Students and faculty exercise their right to read

On Sept. 27, WCC library and the language arts department hosted the third-ever Banned Books Read-Out in the library breezeway.

The event was part of Banned Books Week, an annual national celebration of the freedom to read. The week was dedicated to raising awareness of the dangers of censorship and the importance of open access to information and freedom of expression.

WCC English instructor Jenny Webster, along with librarian Mariko Kershaw, emceed the event, evoking smiles and laughter from the audience with their bubbly personalities and noticeable passion for literary freedom. Students and faculty read passages from their favorite banned or challenged books.

“Events like the Banned Books Read-Out don’t just celebrate our right to read and enjoy free speech on a college campus; events like this remind us that our rights as citizens are not a given,” Webster said.  “Events like this remind us that what we claim as inherent human rights must be fought for every day or else they will be taken from us.”

Censorship has existed throughout history. In 399 B.C, Socrates was charged with corrupting the minds of youth with his writing and spoken ideas. Until around 1450, book burnings effectively halted the spread of literature deemed unacceptable. However, with the invention of the printing press and the ability to print and reprint copies of a work came the emergence of the book ban.

One of the most challenged books in history is Mark Twain’s 1884 classic The Adventures of Huckleberry Finn, which was first banned in 1885. Today, it is still frequently banned due to its excessive use of the word “nigger,” which challengers allege is “racially insensitive,” “oppressive,” and “perpetuates racism.” Other frequently banned classics include To Kill a Mockingbird by Harper Lee, Fahrenheit 451 by Ray Bradbury and The Great Gatsby by F. Scott Fitzgerald.

In 1982, the landmark case of Island Trees School District v. Pico found that school officials could not remove library material simply because those officials disagreed with the ideas behind the material in question. The U.S. Supreme Court ruled that a book must be “pervasively vulgar” to constitute adequate ground for banning.

Nevertheless, in 1988, the Supreme Court ruled in Hazelwood School District v. Kuhlmeier that school officials could censor student journalists, stating that the school newspaper was not a form of public expression. The decision also granted school officials more leeway in censoring classroom curriculum.

During the Banned Books Read-Out, WCC student Kala’e Lopes read an excerpt from the heavily challenged book The Lovely Bones by Alice Sebold. The passage depicts the protagonist, Susie Salmon, being forced into sexual intercourse by her kidnapper. The description of rape could arguably be defined as “involving patently offensive sexual conduct,” which is why the book has been banned in many schools across the country. But Lopes felt it was an important aspect of the story.

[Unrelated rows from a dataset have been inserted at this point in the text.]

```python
class HipEngine:
    name = 'hip-gfx950'

    supports_row_norms = True
    supports_gram_out = True

    def __init__(self, device=None):
        import torch
        self.torch = torch
        if not torch.cuda.is_available():
            raise RuntimeError('openmeasure_amd needs an AMD GPU visible to PyTorch-ROCm; '
                               'there is no CPU fallback for the SPR kernels.')
        self.lib = _lib.load()
        self.device = torch.device(device if device is not None else f'cuda:{torch.cuda.current_device()}')
        self._ws = {}
        self._timing = {}
        import os
        self._force_stream = os.environ.get('SPR_PROJECT_STREAM') == '1'
        self._dl_kernel = os.environ.get('SPR_DL_KERNEL', '1') != '0'
        self._stage = None
        import atexit
        import weakref
        ref = weakref.ref(self)
        atexit.register(lambda: ref() is not None and ref().close(wait=False))

    def close(self, wait=True):
        torch = self.torch
        if wait:
            try:
                torch.cuda.synchronize(self.device)
            except RuntimeError:
                pass
        pool = self.__dict__.pop('_copy_pool', None)
        if pool is not None:
            pool.shutdown(wait=wait, cancel_futures=not wait)
        self._stage = None
        for k in ('_dstage2', '_dstage_slots', '_dl', '_reuse', '_side'):
            self.__dict__.pop(k, None)
        try:
            torch._C._host_emptyCache()
        except (AttributeError, RuntimeError):
            pass

    def _stream(self):
        return self.torch.cuda.current_stream(self.device).cuda_stream

    def empty(self, shape, dtype=None):
        return self.torch.empty(shape, dtype=dtype or self.torch.float64, device=self.device)

    def zeros(self, shape, dtype=None):
        return self.torch.zeros(shape, dtype=dtype or self.torch.float64, device=self.device)

    _STAGE_BYTES = 1 << 20
    _STAGE_SLOTS = 8

    def to_device(self, a, dtype=None):
        torch = self.torch
        if dtype is None:
            dtype = torch.float64
        t = torch.as_tensor(np.ascontiguousarray(a))
        if t.dtype != dtype:
            t = t.to(dtype)
        nbytes = t.numel() * t.element_size()
        if nbytes == 0 or nbytes > self._STAGE_BYTES or nbytes % 8:
            return t.to(device=self.device).contiguous()
        if self._stage is None:
            self._stage = [[torch.empty(self._STAGE_BYTES, dtype=torch.uint8, pin_memory=True), None]
                           for _ in range(self._STAGE_SLOTS)]
            self._stage_next = 0
        slot = self._stage[self._stage_next]
# ... 614 lines not shown
                   _ptr(ws), ws.numel(), self._stream())
        return out

    def fill_feature(self, n_rows, row0, n_points, values):
        out = self.empty((n_rows,))
        self._call(self.lib.spr_fill_feature_f64, _ptr(out), n_rows, row0, n_points, values.shape[0], _ptr(values),
                   self._stream())
        return out

    def scale_rows(self, X, row0, n_points, n_features, rowmean, inv_scale):
        n, m, ld = self._check_matrix(X)
        out = self.empty((n, m))
        self._call(self._x('spr_scale_rows', X), _ptr(X), n, m, ld, row0, n_points, n_features, _ptr(rowmean),
                   _ptr(inv_scale), _ptr(out), m, self._stream())
        return out

    def unscale(self, x0, row0, n_points, n_features, rowmean, scale, rowscale=None):
        n = x0.shape[0]
        out = self.empty((n,))
        self._call(self.lib.spr_unscale_f64, _ptr(x0.contiguous()), n, row0, n_points, n_features, _ptr(rowmean),
                   _ptr(scale), _ptr(rowscale), _ptr(out), self._stream())
        return out

    def reconstruct(self, Ur, row0, n_points, n_features, rowmean, scale, A, out=None, rowscale=None):
        n, r, ldu = self._check_matrix(Ur)
        n_p = A.shape[0]
        if out is None:
            out = self.empty((n_p, n))
        self._call(self._u('spr_reconstruct', Ur), _ptr(Ur), n, r, ldu, row0, n_points, n_features, _ptr(rowmean),
                   _ptr(scale), _ptr(rowscale), _ptr(A.contiguous()), n_p, _ptr(out), out.stride(0), self._stream(),
                   timed='reconstruct')
        return out

    def bound_sweep(self, Ur, row0, n_points, n_features, rowmean, scale, limits, clamp, G, tol, k):
        n, r, ldu = self._check_matrix(Ur)
        n_p = G.shape[0]
        out = self.empty((n_p, 3 + 3 * k))
        ws = self._workspace('bound_sweep', self.lib.spr_bound_sweep_workspace(n_p, n_features))
        self._call(self._u('spr_bound_sweep', Ur), _ptr(Ur), n, r, ldu, row0, n_points, n_features, _ptr(rowmean),
                   _ptr(scale), _ptr(limits.contiguous()), _ptr(clamp.contiguous()), _ptr(G.contiguous()), n_p, float(tol),
                   int(k), _ptr(out), _ptr(ws), ws.numel(), self._stream(), timed='bound_sweep')
        return out

    def bound_sweep_batch(self, Ur, row0, n_points, n_features, rowmean, scale, limits, clamp, G, tol, k):
        n, r, ldu = self._check_matrix(Ur)
        n_p = G.shape[0]
        out = self.empty((n_p, 3 + 3 * k))
        ws = self._workspace('bound_sweep', self.lib.spr_bound_sweep_batch_workspace(n_p, n_features))
        self._call(self._u('spr_bound_sweep_batch', Ur), _ptr(Ur), n, r, ldu, row0, n_points, n_features, _ptr(rowmean),
                   _ptr(scale), _ptr(limits.contiguous()), _ptr(clamp.contiguous()), _ptr(G.contiguous()), n_p, float(tol),
                   int(k), _ptr(out), _ptr(ws), ws.numel(), self._stream(), timed='bound_sweep_batch')
        return out

    def _ux(self, base, Ur, X):
        t = self.torch
        x32, u32 = X.dtype == t.float32, Ur.dtype == t.float32
        return getattr(self.lib, base + ('_x32_u32' if x32 and u32 else '_x32' if x32 else '_u32' if u32 else '_f64'))

    def _check_columns(self, Ur, X):
        n, r, ldu = self._check_matrix(Ur)
        if isinstance(X, self.torch.Tensor) and X.dim() == 2 and X.shape[1] == 1 and X.stride(1) != 1:
            X = X.as_strided(X.shape, (X.stride(0), 1))
        nx, k, ldx = self._check_matrix(X)
        if nx != n:
            raise ValueError(f'the matrix has {nx} rows, the basis block {n}')
        return X, n, r, ldu, k, ldx
# ... 407 lines not shown
```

“In my opinion, without that real and traumatic experience that Susie went through, it makes Susie’s character lose that depth to her,”  Lopes said. “Her thoughts in that moment, the shock she was in, it’s all very important to her character development.”

Kala’e Lopes poses for her mugshot during the Banned Books Read-Out – Eliana Christianson

Much like the uncomfortable scene in The Lovely Bones was meant to portray the real details of a young victim of assault, The Great Gatsby was written to summarize American culture in the 1920s and included harsh language, violence, death, adultery and hopelessness. Likewise, language using vernacular of the time in Huckleberry Finn was intended to reveal the plight of the slave.

Webster emphasized the necessity of examining challenged literature.

“Schools should be this place where we invite young people to openly communicate, to consider issues of equality and to practice viewing others not as abstractions but as we hope to be seen ourselves,” she said. “Young people need to think about these issues and find a way to talk about them reasonably and find solutions to the problems.”

A different form of book censorship is the attempt to edit or “clean up” specific parts of a work’s content. For instance, in the original 1964 version of the popular children’s book Charlie and the Chocolate Factory by Roald Dahl, the Oompa-Loompas, as they are known today, were actually a “tribe of 3,000 African Pygmies” from “the very    deepest and darkest part of the African jungle where no white man had been before.”

Then in 1973, Dahl’s publisher revised a new edition of the book with altered illustrations, turning the African pygmies into white-skinned Oompa-Loompas. Although the original story states Willy Wonka’s workers are human beings imported from another country, the whitened

Oompa-Loompas remove the original book’s implication that a person of European descent had enslaved people of African descent and that the latter group had gladly accepted their new role as his slaves.

Lopes gave her insight on the need to evaluate different ideas to foster personal growth.

“I feel we can better our critical thinking skills by getting to know more about the things that we don’t want to know about or that makes us uncomfortable,” she said. “You can’t judge something without knowing it’s side of the story.”